As previously mentioned, I have decided that I really need to kick start my fitness and get back into shape. I decided after reading this workout plan on Buzzfeed that I would complete and review it.

As a quick recap, this program has you complete 30 minute circuits using only bodweight or dumbbells on Monday, Wednesday and Fridays with a Cardio workout (of your choice) on Saturday. For the full workout and descriptions, you’ll want to check it out on Buzzfeed.

Here’s my review after 1 week

Starting on Monday with the workout I wasn’t sure where to start with my weights. The article says that you have the amount of weight correct when you feel like you can lift the required sets with perfect form and maybe perform 1 or 2 more. Having not done much lifting in the last 2 years (other than an increasingly heavier child) I started out lighter and very quickly realized that it wasn’t enough weight.

You can see from the charts below that some of the exercises in the first Circuit I was increasing the weight almost every set. By Circuit B I had a better idea of what I could handle so I didn’t end up having to increase on the second and third sets.

However, for some reason even though this wasn’t a “Leg” day my legs were killing me Tuesday and Wednesday after this workout. Wednesday is the second day of this program and my thought was “OH my gosh, I don’t want to do this today!”

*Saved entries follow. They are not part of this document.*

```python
def frame_stride(H, W):
# ... 765 lines not shown
                  grad_scale=1.0, d_dec=None, loss=None, hp_max=None, ddec_max=None):
    _chk(hp, "f32", N * F2_DIM); _chk(Wv, "f32", 512); _chk(bv, "f32", 1); _chk(Wa, "f32", 512 * A); _chk(ba, "f32", A)
    _chk(qmax, "f32", N * PC_CELLS, optional=True); _chk(action, "i32", N, optional=True)
    _chk(target, "f32", N * PC_CELLS, optional=True); _chk(mask, "i32", N, optional=True)
    _chk(d_dec, "f32", N * PC_CELLS * (1 + A), optional=True); _chk(loss, "f32", 1, optional=True)
    _chk(hp_max, "f32", 1, "hp_max", optional=True); _chk(ddec_max, "f32", 1, "ddec_max", optional=True)
    hp_max = _absmax_of(hp, N, F2_DIM, F2_DIM, hp_max)
    _call("unreal_pc_deconv_fwd", N, A, ptr(hp), ptr(hp_max), ptr(Wv), ptr(bv), ptr(Wa), ptr(ba), ptr(qmax), ptr(action),
          ptr(target), ptr(mask), float(lam), float(grad_scale), ptr(d_dec), ptr(ddec_max), ptr(loss))


def pc_deconv_bwd(N, A, hp, d_dec, Wv, Wa, d_hp, dWv, dbv, dWa, dba, dhp_max=None, hp_max=None, ddec_max=None):
    _chk(hp, "f32", N * F2_DIM); _chk(d_dec, "f32", N * PC_CELLS * (1 + A)); _chk(Wv, "f32", 512)
    _chk(Wa, "f32", 512 * A); _chk(d_hp, "f32", N * F2_DIM); _chk(dWv, "f32", 512); _chk(dbv, "f32", 1)
    _chk(dWa, "f32", 512 * A); _chk(dba, "f32", A)
    _chk(dhp_max, "f32", 1, "dhp_max", optional=True)
    _chk(hp_max, "f32", 1, "hp_max", optional=True); _chk(ddec_max, "f32", 1, "ddec_max", optional=True)
    hp_max = _absmax_of(hp, N, F2_DIM, F2_DIM, hp_max)
    ddec_max = _absmax_of(d_dec, N, PC_CELLS * (1 + A), PC_CELLS * (1 + A), ddec_max)
    _call("unreal_pc_deconv_bwd", N, A, ptr(hp), ptr(hp_max), ptr(d_dec), ptr(ddec_max), ptr(Wv), ptr(Wa), ptr(d_hp),
          ptr(dhp_max), ptr(dWv), ptr(dbv), ptr(dWa), ptr(dba))


def pc_deconv_train(N, A, hp, Wv, bv, Wa, ba, action, target, mask, lam, grad_scale, loss, d_hp, dWv, dbv, dWa, dba,
                    dhp_max=None, hp_max=None, d_dec=None):
    _chk(hp, "f32", N * F2_DIM); _chk(Wv, "f32", 512); _chk(bv, "f32", 1); _chk(Wa, "f32", 512 * A); _chk(ba, "f32", A)
    _chk(action, "i32", N); _chk(target, "f32", N * PC_CELLS); _chk(mask, "i32", N); _chk(loss, "f32", 1)
    _chk(d_hp, "f32", N * F2_DIM); _chk(dWv, "f32", 512); _chk(dbv, "f32", 1); _chk(dWa, "f32", 512 * A); _chk(dba, "f32", A)
    _chk(dhp_max, "f32", 1, "dhp_max", optional=True); _chk(hp_max, "f32", 1, "hp_max", optional=True)
    _chk(d_dec, "f32", N * PC_CELLS * (1 + A), optional=True)
    hp_max = _absmax_of(hp, N, F2_DIM, F2_DIM, hp_max)
    _call("unreal_pc_deconv_train", N, A, ptr(hp), ptr(hp_max), ptr(Wv), ptr(bv), ptr(Wa), ptr(ba), ptr(action), ptr(target),
          ptr(mask), float(lam), float(grad_scale), ptr(loss), ptr(d_hp), ptr(dhp_max), ptr(dWv), ptr(dbv), ptr(dWa), ptr(dba),
          ptr(d_dec))


def axpy(alpha, x, y):
    _chk(x, "f32"); _chk(y, "f32", x.numel())
    _call("unreal_axpy_f32", x.numel(), float(alpha), ptr(x), ptr(y))


def copy_(dst, src):
    if dst.dtype != src.dtype or dst.dtype not in (torch.float32, torch.int32):
        raise ValueError("copy_: %s <- %s" % (dst.dtype, src.dtype))
    if not (dst.is_cuda and src.is_cuda and dst.is_contiguous() and src.is_contiguous()):
        raise ValueError("copy_ needs contiguous device tensors (no CPU fallback)")
    if dst.numel() != src.numel():
        raise ValueError("copy_: %d <- %d elements" % (dst.numel(), src.numel()))
    _call("unreal_copy_words", dst.numel(), ptr(src), ptr(dst))
    return dst


def grad_norm(grad, scratch, norm_out):
    _chk(grad, "f32"); _chk(scratch, "f32", 256); _chk(norm_out, "f32", 1)
    _call("unreal_grad_norm", ptr(grad), grad.numel(), ptr(scratch), ptr(norm_out))


# ... 7 lines not shown
```

### unreal_amd/train/trainer.py

```python
import time

import torch

from .. import ops
from ..environment.environment import Environment
from ..environment.maze_environment import BatchedMazeEnvironment
from ..model.model import UnrealModel, PathWS, GradWS
from .experience import Experience

PERFORMANCE_LOG_INTERVAL = 2000


def log_uniform(lo, hi, rate):
    import math
    return math.exp(math.log(lo) * (1 - rate) + math.log(hi) * rate)
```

We had tickets to see a pre-show of Jurassic World (side note – AWESOME AND FUN MOVIE) and it started at 7pm. I really didn’t want to flake out on the program after 1 day. My legs were killing me though and I was struggling going up stairs which made thinking about the workout even more painful. I forced myself to work early so I could leave around 4:00pm and got a workout in before the movie. Luckily, my husband and sister arrived there before me and saved me a seat.

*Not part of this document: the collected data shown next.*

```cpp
template <int CG>
__global__ __launch_bounds__(SCAT_THREADS) void k_scatter_small(const DgScatterArgs a, int rb) {
    constexpr int VS = CG + 1;
    extern __shared__ __attribute__((aligned(16))) char sg[];
    const int tid = threadIdx.x, HW = a.h * a.w, P = a.P, nt = a.Ppad >> 5, NF = a.DP >> 5;
    const int aB = a.B, aPpad = a.Ppad, aDP = a.DP;
    const char* const taps_base = a.taps;
    DG_LOAD_GS(a, gs)
    const int f = blockIdx.x / (32 / CG), cg = blockIdx.x % (32 / CG), bdst = blockIdx.y, dest = blockIdx.z;
    const size_t rec = dg_taps_record_bytes(HW, P);
    const int vstride = aPpad * VS;
    float* const vals = reinterpret_cast<float*>(sg + (size_t)rb * rec);
    __shared__ const float* b_src[SCAT_RMAX];
    __shared__ const char* b_rec[SCAT_RMAX];
    __shared__ float b_sc[SCAT_RMAX];
    float acc[CG];
#pragma unroll
    for (int c = 0; c < CG; ++c) acc[c] = 0.f;
    int npend = 0;

    auto flush = [&, rec, nt, NF, f, cg, vstride, HW, P]() __attribute__((always_inline)) {
        if (npend == 0) return;
        __syncthreads();
        const int n16 = (int)(rec / 16);
        for (int i = tid; i < npend * n16; i += SCAT_THREADS) {
            const int r = i / n16, k = i - r * n16;
            reinterpret_cast<f32x4*>(sg)[i] = *((const f32x4 __attribute__((address_space(1)))*)b_rec[r] + k);
        }
        constexpr int PT = 8 * CG;
        for (int i = tid; i < npend * nt * PT; i += SCAT_THREADS) {
            const int r = i / (nt * PT), j = i - r * (nt * PT), t = j / PT, k = j - t * PT;
            const int c = k % CG, hq = k / CG;
            const int jj = (hq >> 1) * 64 + (hq & 1) * 32 + CG * cg + c;
            const f32x4 v = *((const f32x4 __attribute__((address_space(1)))*)(b_src[r] + ((size_t)t * NF + f) * 1024) + jj);
            float* o = vals + (size_t)r * vstride + (t * 32 + hq * 4) * VS + c;
            o[0] = v[0]; o[VS] = v[1]; o[2 * VS] = v[2]; o[3 * VS] = v[3];
        }
        __syncthreads();
        if (tid < HW) {
            for (int r = 0; r < npend; ++r) {
                const int* off = reinterpret_cast<const int*>(sg + (size_t)r * rec);
                const float* ewgt = reinterpret_cast<const float*>(off + HW + 1);
                const unsigned short* eidx = reinterpret_cast<const unsigned short*>(ewgt + 4 * P);
                const float* vr = vals + (size_t)r * vstride;
                const int e0 = off[tid], e1 = off[tid + 1];
                const float sc = b_sc[r];
                for (int e = e0; e < e1; ++e) {
                    const float w = sc * ewgt[e];
                    const float* v = vr + (int)eidx[e] * VS;
#pragma unroll
                    for (int c = 0; c < CG; ++c) acc[c] = fmaf(w, v[c], acc[c]);
                }
            }
        }
        __syncthreads();
        npend = 0;
    };
    auto push = [&](const float* buf, float sc, int cs, int nimg) __attribute__((always_inline)) {
        if (tid == 0) {
            b_src[npend] = buf + (size_t)nimg * aPpad * aDP;
            b_rec[npend] = taps_base + ((size_t)cs * aB + nimg) * rec;
            b_sc[npend] = sc;
        }
        if (++npend == rb) flush();
    };
    __shared__ short l_s[16 * 64 + 1], l_n[16 * 64 + 1];
    for (int n0 = 0; n0 < a.B; n0 += 64) {
        const int nn = n0 + (tid & 63);
        for (int s0 = 0; s0 < a.nsrc || s0 == 0; s0 += 16) {
            int cnt = 0;
            if (n0 == 0 && s0 == 0) { if (tid == 0) { l_s[0] = -1; l_n[0] = (short)bdst; } cnt = 1; }
            int rt[16];
#pragma unroll
            for (int k = 0; k < 16; ++k) {
                const int s = s0 + k;
                const bool use = s < a.nsrc && a.src[s < a.nsrc ? s : 0].dest == dest && a.src[s < a.nsrc ? s : 0].route != nullptr && nn < a.B;
                rt[k] = use ? (int)a.src[s].route[nn] : -1;
            }
#pragma unroll
            for (int k = 0; k < 16; ++k) {
                const unsigned long long m = __ballot(rt[k] == bdst);
                if (tid == 0) {
                    int c = cnt;
                    for (unsigned long long mm = m; mm; mm &= mm - 1) { l_s[c] = (short)(s0 + k); l_n[c] = (short)(n0 + __builtin_ctzll(mm)); ++c; }
                }
                cnt += __popcll(m);
            }
            __syncthreads();
            for (int i = 0; i < cnt; ++i) {
                const int s = l_s[i], n = l_n[i];
                const DgScatterSrc& q = a.src[s < 0 ? 0 : s];
                const float* buf = s < 0 ? a.comb[dest] : q.buf;
                const float sc = s < 0 ? 1.0f : dg_src_factor(q) * dg_pick(gs, q.gidx);
                const int cs = s < 0 ? (dest == 0 ? 0 : 1) : q.coords_sel;
                push(buf, sc, cs, n);
            }
            __syncthreads();
        }
    }
    flush();
    if (tid < HW) {
        const int d0 = 32 * f + CG * cg;
        float* out = a.out[dest] + ((size_t)bdst * a.D + d0) * HW + tid;
#pragma unroll
        for (int c = 0; c < CG; ++c)
            if (d0 + c < a.D) out[(size_t)c * HW] = acc[c];
    }
}

#define DENSE_MAXROUTE 1024
template <int CG, int DENSE_THREADS>
__global__ __launch_bounds__(DENSE_THREADS) void k_scatter_dense(const DgScatterArgs a) {
    extern __shared__ __attribute__((aligned(16))) char sd[];
    const int HW = a.h * a.w, nt = a.Ppad >> 5, NF = a.DP >> 5;
    DG_LOAD_GS(a, gs)
    float* stage = reinterpret_cast<float*>(sd);
    const float** rl_p = reinterpret_cast<const float**>(stage + CG * (HW + 2));
    float* rl_w = reinterpret_cast<float*>(rl_p + DENSE_MAXROUTE);
    __shared__ int rl_cnt;
    constexpr int TPW = 32 / CG;
    const int f = blockIdx.x / TPW, cg = blockIdx.x % TPW, b = blockIdx.y, dest = blockIdx.z;
    const int tid = threadIdx.x, lane = tid & 63, wid = tid >> 6;
    const int ts = lane / (2 * CG), h = (lane / CG) & 1, idx = lane % CG;
    const int r = CG * cg + idx;
    constexpr int NW = DENSE_THREADS / 64;
    __shared__ int wcnt[NW];
    __shared__ int rsrc[DG_MAX_SCATTER];
    int nr = 0;
    for (int s = 0; s < a.nsrc; ++s)
        if (a.src[s].dest == dest && a.src[s].route != nullptr) { if (tid == 0) rsrc[nr] = s; ++nr; }
    if (tid == 0) rl_cnt = 0;
// ... 434 lines not shown
```

Measured before the change: 3374.

## Overlap route scan with raw-source and code-row loads in combine_out

Restructures k_combine_out so each wave builds its routed-source list on its own, using ballots and wave-local counts instead of block-wide syncthreads rounds. The first batch of raw-source loads and the code-row loads are issued before the route scan so their latency overlaps with it. Per-row inverse norms are now loaded once per lane and spread with shuffles instead of 16 scattered global loads. It adds register pressure from the shared staging buffer, and the routed list is now built per wave, which duplicates the route scan across waves.

```diff
diff --git a/depthg_amd/csrc/dg_corr_args.h b/depthg_amd/csrc/dg_corr_args.h
--- a/depthg_amd/csrc/dg_corr_args.h
+++ b/depthg_amd/csrc/dg_corr_args.h
@@ -47,13 +47,15 @@
 
 #define DG_XROWS_LDS (4 * 33 * 16)
 template <int NDF>
-__device__ __forceinline__ void dg_load_code_rows(const char* Cp, char* T, int lane, _Float16 (&x)[NDF][16]) {
-        const int r = lane & 31, h = lane >> 5;
-    i32x4 raw[NDF][2];
+__device__ __forceinline__ void dg_request_code_rows(const char* Cp, int lane, i32x4 (&raw)[NDF][2]) {
 #pragma unroll
     for (int f = 0; f < NDF; ++f)
 #pragma unroll
         for (int k = 0; k < 2; ++k) raw[f][k] = *reinterpret_cast<const i32x4*>(Cp + f * 2048 + k * 1024 + lane * 16);
+}
+template <int NDF>
+__device__ __forceinline__ void dg_turn_code_rows(const i32x4 (&raw)[NDF][2], char* T, int lane, _Float16 (&x)[NDF][16]) {
+    const int r = lane & 31, h = lane >> 5;
 #pragma unroll
     for (int f = 0; f < NDF; ++f) {
 #pragma unroll
@@ -67,6 +69,12 @@
             x[f][i] = *reinterpret_cast<const _Float16*>(T + ((r >> 3) * 33 + q) * 16 + (r & 7) * 2);
         }
     }
+}
+template <int NDF>
+__device__ __forceinline__ void dg_load_code_rows(const char* Cp, char* T, int lane, _Float16 (&x)[NDF][16]) {
+    i32x4 raw[NDF][2];
+    dg_request_code_rows<NDF>(Cp, lane, raw);
+    dg_turn_code_rows<NDF>(raw, T, lane, x);
 }
 
 enum { DG_JOB_HELPER = 0, DG_JOB_DEPTH = 1 };
diff --git a/depthg_amd/csrc/dg_post.hip b/depthg_amd/csrc/dg_post.hip
--- a/depthg_amd/csrc/dg_post.hip
+++ b/depthg_amd/csrc/dg_post.hip
@@ -117,6 +117,7 @@
 #define COMB_HB 4
 #endif
 #define COMB_MAXROUTE 512
+#define COMB_BALLOTS 4
 template <int NDF, bool HM = false>
 __global__ __launch_bounds__(64 * NDF) void k_combine_out(const DgScatterArgs a) {
     const int rt = blockIdx.x, n = blockIdx.y, dest = blockIdx.z;
@@ -127,44 +128,37 @@
     __shared__ float stage[NDF][32 * 33];
     __shared__ const float* rl_p[COMB_MAXROUTE];
     __shared__ float rl_w[COMB_MAXROUTE];
-    __shared__ int rl_cnt, wcnt[NDF], rsrc[DG_MAX_SCATTER];
+    __shared__ const int64_t* rs_route[DG_MAX_SCATTER];
+    __shared__ const float* rs_buf[DG_MAX_SCATTER];
+    __shared__ float rs_w[DG_MAX_SCATTER];
     DG_LOAD_GS(a, gs)
     int nr = 0;
-    for (int s = 0; s < a.nsrc; ++s)
-        if (a.src[s].dest == dest && a.src[s].route != nullptr) { if (tid == 0) rsrc[nr] = s; ++nr; }
-    if (tid == 0) rl_cnt = 0;
-    __syncthreads();
-    for (int i0 = 0; i0 < nr * a.B; i0 += 64 * NDF) {
-        const int i = i0 + tid;
-        bool hit = false;
-        int m = 0, s = 0;
-        if (i < nr * a.B) {
-            const int rs = i / a.B;
-            m = i - rs * a.B; s = rsrc[rs];
-            hit = (int)a.src[s].route[m] == n;
-        }
-        const unsigned long long bal = __ballot(hit);
-        if (lane == 0) wcnt[d] = __popcll(bal);
-        __syncthreads();
-        int base = rl_cnt;
-        for (int wv = 0; wv < d; ++wv) base += wcnt[wv];
-        if (hit) {
-            const int o = base + __popcll(bal & ((1ull << lane) - 1));
-            const DgScatterSrc& q = a.src[s];
-            if (o < COMB_MAXROUTE) {
-                rl_p[o] = q.half ? reinterpret_cast<const float*>(reinterpret_cast<const _Float16*>(q.buf) + (size_t)m * a.Ppad * a.DP) : q.buf + (size_t)m * a.Ppad * a.DP;
-                rl_w[o] = dg_src_factor(q) * dg_pick(gs, q.gidx);
-            }
-        }
-        __syncthreads();
-        if (tid == 0) {
-            int c = rl_cnt;
-            for (int wv = 0; wv < NDF; ++wv) c += wcnt[wv];
-            rl_cnt = min(c, COMB_MAXROUTE);
-        }
-        __syncthreads();
-    }
-    const int cnt = rl_cnt;
+    for (int s = 0; s < a.nsrc; ++s) {
+        const DgScatterSrc& q = a.src[s];
+        if (q.dest == dest && q.route != nullptr) {
+            if (lane == 0) { rs_route[nr] = q.route; rs_buf[nr] = q.buf; rs_w[nr] = dg_src_factor(q) * dg_pick(gs, q.gidx); }
+            ++nr;
+        }
+    }
+    __builtin_amdgcn_fence(__ATOMIC_RELEASE, "workgroup");
+    __builtin_amdgcn_wave_barrier();
+    __builtin_amdgcn_fence(__ATOMIC_ACQUIRE, "workgroup");
+    const int npairs = min(nr * a.B, COMB_MAXROUTE);
+    int rdst[COMB_BALLOTS];
+    auto request_routes = [&](const int i0) __attribute__((always_inline)) {
+#pragma unroll
+        for (int k = 0; k < COMB_BALLOTS; ++k) {
+            rdst[k] = -1;
+            if (i0 + 64 * k < npairs) {
+                const unsigned i = i0 + 64 * k + lane;
+                if (i < (unsigned)npairs) {
+                    const unsigned rs = i / (unsigned)a.B;
+                    rdst[k] = (int)((const int64_t __attribute__((address_space(1)))*)rs_route[rs])[i - rs * a.B];
+                }
+            }
+        }
+    };
+    request_routes(0);
     const bool ok = 32 * d + r < a.D;
     const size_t in_img = (size_t)rt * (32 * DP) + lane * 4 + (ok ? d * 1024 : 0);
     const size_t tile_off = (size_t)n * a.Ppad * DP + in_img;
@@ -173,76 +167,110 @@
     for (int i = 0; i < 16; ++i) v[i] = 0.f;
     const size_t in_img_h = (size_t)rt * (32 * DP) + lane * 8 + (ok ? d * 1024 : 0);
     constexpr int HB = HM ? COMB_HB_HM : COMB_HB, FB = HM ? 1 : 4;
+    const float invd_r = (a.xinv_dest[dest] && rt * 32 + r < a.P) ? a.xinv_dest[dest][(size_t)n * a.Ppad + rt * 32 + r] : 0.f;
     float invd[16];
-#pragma unroll
-    for (int i = 0; i < 16; ++i) {
-        const int rr = rt * 32 + (i & 3) + 8 * (i >> 2) + 4 * h;
-        invd[i] = (a.xinv_dest[dest] && rr < a.P) ? a.xinv_dest[dest][(size_t)n * a.Ppad + rr] : 0.f;
-    }
     const _Float16 __attribute__((address_space(1)))* const hdummy = reinterpret_cast<const _Float16 __attribute__((address_space(1)))*>(reinterpret_cast<uintptr_t>(a.xinv));
-    auto add_half4 = [&](const _Float16 __attribute__((address_space(1)))* const (&hb)[HB], const float (&sc)[HB], const bool raw) __attribute__((always_inline)) {
-        f16x8 t0[HB], t1[HB];
+    constexpr int TB = 4 * FB > 2 * HB ? 4 * FB : 2 * HB;
+    i32x4 tb[TB];
+    float sch[HB];
+    auto request_half = [&](const _Float16 __attribute__((address_space(1)))* const (&hb)[HB]) __attribute__((always_inline)) {
 #pragma unroll
         for (int u = 0; u < HB; ++u) {
-            t0[u] = *reinterpret_cast<const f16x8 __attribute__((address_space(1)))*>(hb[u]);
-            t1[u] = *reinterpret_cast<const f16x8 __attribute__((address_space(1)))*>(hb[u] + ((ok && hb[u] != hdummy) ? 512 : 0));
-        }
+            tb[2 * u] = *reinterpret_cast<const i32x4 __attribute__((address_space(1)))*>(hb[u]);
+            tb[2 * u + 1] = *reinterpret_cast<const i32x4 __attribute__((address_space(1)))*>(hb[u] + ((ok && hb[u] != hdummy) ? 512 : 0));
+        }
+    };
+    auto sum_half = [&](const bool raw) __attribute__((always_inline)) {
 #pragma unroll
         for (int u = 0; u < HB; ++u) {
-            const bool use = ok && sc[u] != 0.f;
+            const bool use = ok && sch[u] != 0.f;
+            const f16x8 t0 = __builtin_bit_cast(f16x8, tb[2 * u]), t1 = __builtin_bit_cast(f16x8, tb[2 * u + 1]);
 #pragma unroll
             for (int e = 0; e < 8; ++e) {
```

As much as I didn’t want to do it, I felt awesome about myself when I got to the gym and even more awesome when I was done. While I was there that day, I saw a dog in the corner. It was a guide dog and there was a blind woman doing a circuit using the weight machines. It looked as though she had an audio program guiding her through her sets and reps. She also navigated around the room with her cane so she could find the correct machine. In the end, it fondly reminded me of my grandfather who passed away last year. He was blind his whole life but accomplished amazing things. It also really made me think about the excuses I make for myself to skip a workout and realized that they are usually quite ridiculous.

I did a much better job at selecting the correct weight from the beginning during Wednesday’s workouts as you can see from the chart. I increased a couple of times but there wasn’t any increasing on every set like on Monday. Though I could definitely handle more weight next week on the Walking Lunge, and Glute Bridge.

For Circuit “B” I realize that I forgot the reps go up to 10-12 so on the first 2 exercises I only got 8 reps.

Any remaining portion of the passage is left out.